**Exercise description**. In the entries below, find the line with "const int r = j" and the line with "auto lwrite = [&](float*"; give again those lines and every line between them, exactly.

+++++

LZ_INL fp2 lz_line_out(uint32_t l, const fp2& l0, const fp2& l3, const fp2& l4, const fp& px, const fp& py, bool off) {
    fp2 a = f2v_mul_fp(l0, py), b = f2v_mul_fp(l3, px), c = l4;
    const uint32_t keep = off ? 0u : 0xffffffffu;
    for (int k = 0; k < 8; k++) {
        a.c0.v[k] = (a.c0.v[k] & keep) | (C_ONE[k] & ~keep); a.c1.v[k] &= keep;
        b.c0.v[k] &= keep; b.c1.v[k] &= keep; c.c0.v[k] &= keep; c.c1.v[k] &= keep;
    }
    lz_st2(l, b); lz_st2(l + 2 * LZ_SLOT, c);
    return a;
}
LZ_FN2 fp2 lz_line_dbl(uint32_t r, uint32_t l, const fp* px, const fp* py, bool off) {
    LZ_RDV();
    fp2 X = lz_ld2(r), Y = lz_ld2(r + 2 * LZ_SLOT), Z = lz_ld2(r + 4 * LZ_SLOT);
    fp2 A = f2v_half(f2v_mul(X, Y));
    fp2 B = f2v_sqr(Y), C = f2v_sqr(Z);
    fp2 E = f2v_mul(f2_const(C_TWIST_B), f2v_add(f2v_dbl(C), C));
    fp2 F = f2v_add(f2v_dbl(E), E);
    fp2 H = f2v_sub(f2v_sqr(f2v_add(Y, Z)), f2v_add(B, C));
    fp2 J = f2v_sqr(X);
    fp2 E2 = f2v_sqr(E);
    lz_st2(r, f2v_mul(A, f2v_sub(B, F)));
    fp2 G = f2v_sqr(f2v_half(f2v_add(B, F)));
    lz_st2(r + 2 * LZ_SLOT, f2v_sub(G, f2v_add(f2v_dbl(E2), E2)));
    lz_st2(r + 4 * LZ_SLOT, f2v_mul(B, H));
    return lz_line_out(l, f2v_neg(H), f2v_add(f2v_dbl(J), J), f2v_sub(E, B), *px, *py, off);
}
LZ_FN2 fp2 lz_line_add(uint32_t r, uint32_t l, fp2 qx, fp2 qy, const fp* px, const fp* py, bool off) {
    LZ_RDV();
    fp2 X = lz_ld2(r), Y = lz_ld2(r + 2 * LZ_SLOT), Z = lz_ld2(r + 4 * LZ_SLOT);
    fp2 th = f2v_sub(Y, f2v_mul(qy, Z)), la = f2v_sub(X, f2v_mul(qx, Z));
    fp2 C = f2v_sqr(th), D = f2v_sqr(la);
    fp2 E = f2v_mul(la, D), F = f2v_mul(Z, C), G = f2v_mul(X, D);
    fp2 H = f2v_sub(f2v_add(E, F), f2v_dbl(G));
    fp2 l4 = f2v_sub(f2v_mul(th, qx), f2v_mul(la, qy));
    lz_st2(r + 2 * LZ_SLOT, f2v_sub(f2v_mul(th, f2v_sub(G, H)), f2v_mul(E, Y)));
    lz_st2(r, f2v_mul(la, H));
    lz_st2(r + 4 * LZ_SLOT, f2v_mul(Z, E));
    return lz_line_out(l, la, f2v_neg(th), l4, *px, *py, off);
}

+++++

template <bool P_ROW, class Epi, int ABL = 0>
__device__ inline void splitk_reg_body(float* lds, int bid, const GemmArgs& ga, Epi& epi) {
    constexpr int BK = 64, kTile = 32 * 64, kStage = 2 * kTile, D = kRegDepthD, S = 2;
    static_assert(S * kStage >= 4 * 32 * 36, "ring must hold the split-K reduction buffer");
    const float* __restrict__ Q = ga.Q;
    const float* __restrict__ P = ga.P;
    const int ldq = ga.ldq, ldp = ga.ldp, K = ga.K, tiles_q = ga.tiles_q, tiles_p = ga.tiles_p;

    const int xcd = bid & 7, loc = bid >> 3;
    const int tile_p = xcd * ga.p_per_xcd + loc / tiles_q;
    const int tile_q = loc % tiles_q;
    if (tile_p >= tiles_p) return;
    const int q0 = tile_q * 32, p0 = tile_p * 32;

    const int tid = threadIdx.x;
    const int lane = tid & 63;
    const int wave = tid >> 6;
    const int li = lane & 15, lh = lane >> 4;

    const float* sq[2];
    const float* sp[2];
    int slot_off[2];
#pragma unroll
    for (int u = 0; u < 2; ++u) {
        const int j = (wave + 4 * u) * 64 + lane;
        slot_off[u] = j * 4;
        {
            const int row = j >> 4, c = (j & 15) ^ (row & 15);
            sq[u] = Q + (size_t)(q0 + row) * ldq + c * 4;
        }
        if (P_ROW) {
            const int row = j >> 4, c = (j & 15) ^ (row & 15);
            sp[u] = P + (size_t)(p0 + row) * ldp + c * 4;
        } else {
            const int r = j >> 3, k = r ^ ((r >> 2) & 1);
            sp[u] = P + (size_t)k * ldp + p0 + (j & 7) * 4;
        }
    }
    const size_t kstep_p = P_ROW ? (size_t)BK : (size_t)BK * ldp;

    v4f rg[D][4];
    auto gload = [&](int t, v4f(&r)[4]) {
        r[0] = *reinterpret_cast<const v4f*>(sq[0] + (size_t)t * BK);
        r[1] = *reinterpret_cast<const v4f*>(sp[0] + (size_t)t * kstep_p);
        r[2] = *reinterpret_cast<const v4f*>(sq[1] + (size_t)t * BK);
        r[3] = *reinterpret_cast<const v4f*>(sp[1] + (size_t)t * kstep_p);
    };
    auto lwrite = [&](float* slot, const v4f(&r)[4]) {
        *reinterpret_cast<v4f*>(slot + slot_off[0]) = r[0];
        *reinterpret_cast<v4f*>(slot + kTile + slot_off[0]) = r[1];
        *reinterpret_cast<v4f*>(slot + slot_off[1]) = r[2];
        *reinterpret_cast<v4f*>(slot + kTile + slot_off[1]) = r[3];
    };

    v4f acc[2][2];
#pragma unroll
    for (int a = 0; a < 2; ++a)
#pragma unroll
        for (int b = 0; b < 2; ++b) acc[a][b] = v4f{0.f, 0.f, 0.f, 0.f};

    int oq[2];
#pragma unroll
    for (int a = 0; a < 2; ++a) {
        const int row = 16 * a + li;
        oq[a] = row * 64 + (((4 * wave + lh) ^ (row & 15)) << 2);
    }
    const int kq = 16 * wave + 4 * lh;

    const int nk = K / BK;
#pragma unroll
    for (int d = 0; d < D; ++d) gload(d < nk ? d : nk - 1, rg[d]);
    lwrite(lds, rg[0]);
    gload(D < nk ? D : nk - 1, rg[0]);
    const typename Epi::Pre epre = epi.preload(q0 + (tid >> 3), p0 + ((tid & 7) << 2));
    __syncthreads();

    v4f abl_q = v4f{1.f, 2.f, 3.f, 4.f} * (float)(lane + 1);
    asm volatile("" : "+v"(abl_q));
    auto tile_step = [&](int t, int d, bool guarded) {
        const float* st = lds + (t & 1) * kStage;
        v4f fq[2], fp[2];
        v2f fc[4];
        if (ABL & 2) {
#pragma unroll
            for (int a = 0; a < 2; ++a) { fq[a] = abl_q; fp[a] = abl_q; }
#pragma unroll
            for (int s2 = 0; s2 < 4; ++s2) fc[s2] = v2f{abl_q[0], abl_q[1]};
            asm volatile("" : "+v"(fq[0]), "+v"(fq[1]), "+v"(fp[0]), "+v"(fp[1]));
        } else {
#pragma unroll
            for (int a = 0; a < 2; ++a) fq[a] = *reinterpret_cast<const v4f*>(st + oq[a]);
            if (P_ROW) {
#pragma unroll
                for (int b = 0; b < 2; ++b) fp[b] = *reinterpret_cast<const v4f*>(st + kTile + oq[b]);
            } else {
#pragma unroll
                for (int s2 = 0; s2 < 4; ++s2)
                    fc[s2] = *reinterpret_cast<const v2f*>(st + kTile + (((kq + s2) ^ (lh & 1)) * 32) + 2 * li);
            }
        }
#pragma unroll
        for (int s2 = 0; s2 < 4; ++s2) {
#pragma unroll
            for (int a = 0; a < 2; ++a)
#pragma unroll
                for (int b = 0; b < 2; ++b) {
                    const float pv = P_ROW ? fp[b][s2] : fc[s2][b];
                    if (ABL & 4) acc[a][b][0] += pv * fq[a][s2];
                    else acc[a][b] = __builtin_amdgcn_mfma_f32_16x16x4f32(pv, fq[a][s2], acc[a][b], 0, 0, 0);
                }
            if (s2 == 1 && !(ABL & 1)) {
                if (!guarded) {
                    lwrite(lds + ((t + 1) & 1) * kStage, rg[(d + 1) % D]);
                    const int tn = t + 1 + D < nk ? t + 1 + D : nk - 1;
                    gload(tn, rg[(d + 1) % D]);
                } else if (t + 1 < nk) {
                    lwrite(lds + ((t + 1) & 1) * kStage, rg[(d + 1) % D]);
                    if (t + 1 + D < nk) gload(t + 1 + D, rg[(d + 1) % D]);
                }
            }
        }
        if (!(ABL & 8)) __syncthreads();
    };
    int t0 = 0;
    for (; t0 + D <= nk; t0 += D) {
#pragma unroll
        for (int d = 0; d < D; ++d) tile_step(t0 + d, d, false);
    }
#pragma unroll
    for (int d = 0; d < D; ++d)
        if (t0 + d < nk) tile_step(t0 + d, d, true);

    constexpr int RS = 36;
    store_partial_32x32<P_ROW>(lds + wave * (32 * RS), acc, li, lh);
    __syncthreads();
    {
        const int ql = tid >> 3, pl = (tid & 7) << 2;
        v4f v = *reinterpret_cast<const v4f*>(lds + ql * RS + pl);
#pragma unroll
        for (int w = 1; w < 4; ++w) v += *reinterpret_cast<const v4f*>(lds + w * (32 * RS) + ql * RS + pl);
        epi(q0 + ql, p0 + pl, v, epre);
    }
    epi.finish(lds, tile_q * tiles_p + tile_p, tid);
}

+++++

**Output**.
            const int r = j >> 3, k = r ^ ((r >> 2) & 1);
            sp[u] = P + (size_t)k * ldp + p0 + (j & 7) * 4;
        }
    }
    const size_t kstep_p = P_ROW ? (size_t)BK : (size_t)BK * ldp;

    v4f rg[D][4];
    auto gload = [&](int t, v4f(&r)[4]) {
        r[0] = *reinterpret_cast<const v4f*>(sq[0] + (size_t)t * BK);
        r[1] = *reinterpret_cast<const v4f*>(sp[0] + (size_t)t * kstep_p);
        r[2] = *reinterpret_cast<const v4f*>(sq[1] + (size_t)t * BK);
        r[3] = *reinterpret_cast<const v4f*>(sp[1] + (size_t)t * kstep_p);
    };
    auto lwrite = [&](float* slot, const v4f(&r)[4]) {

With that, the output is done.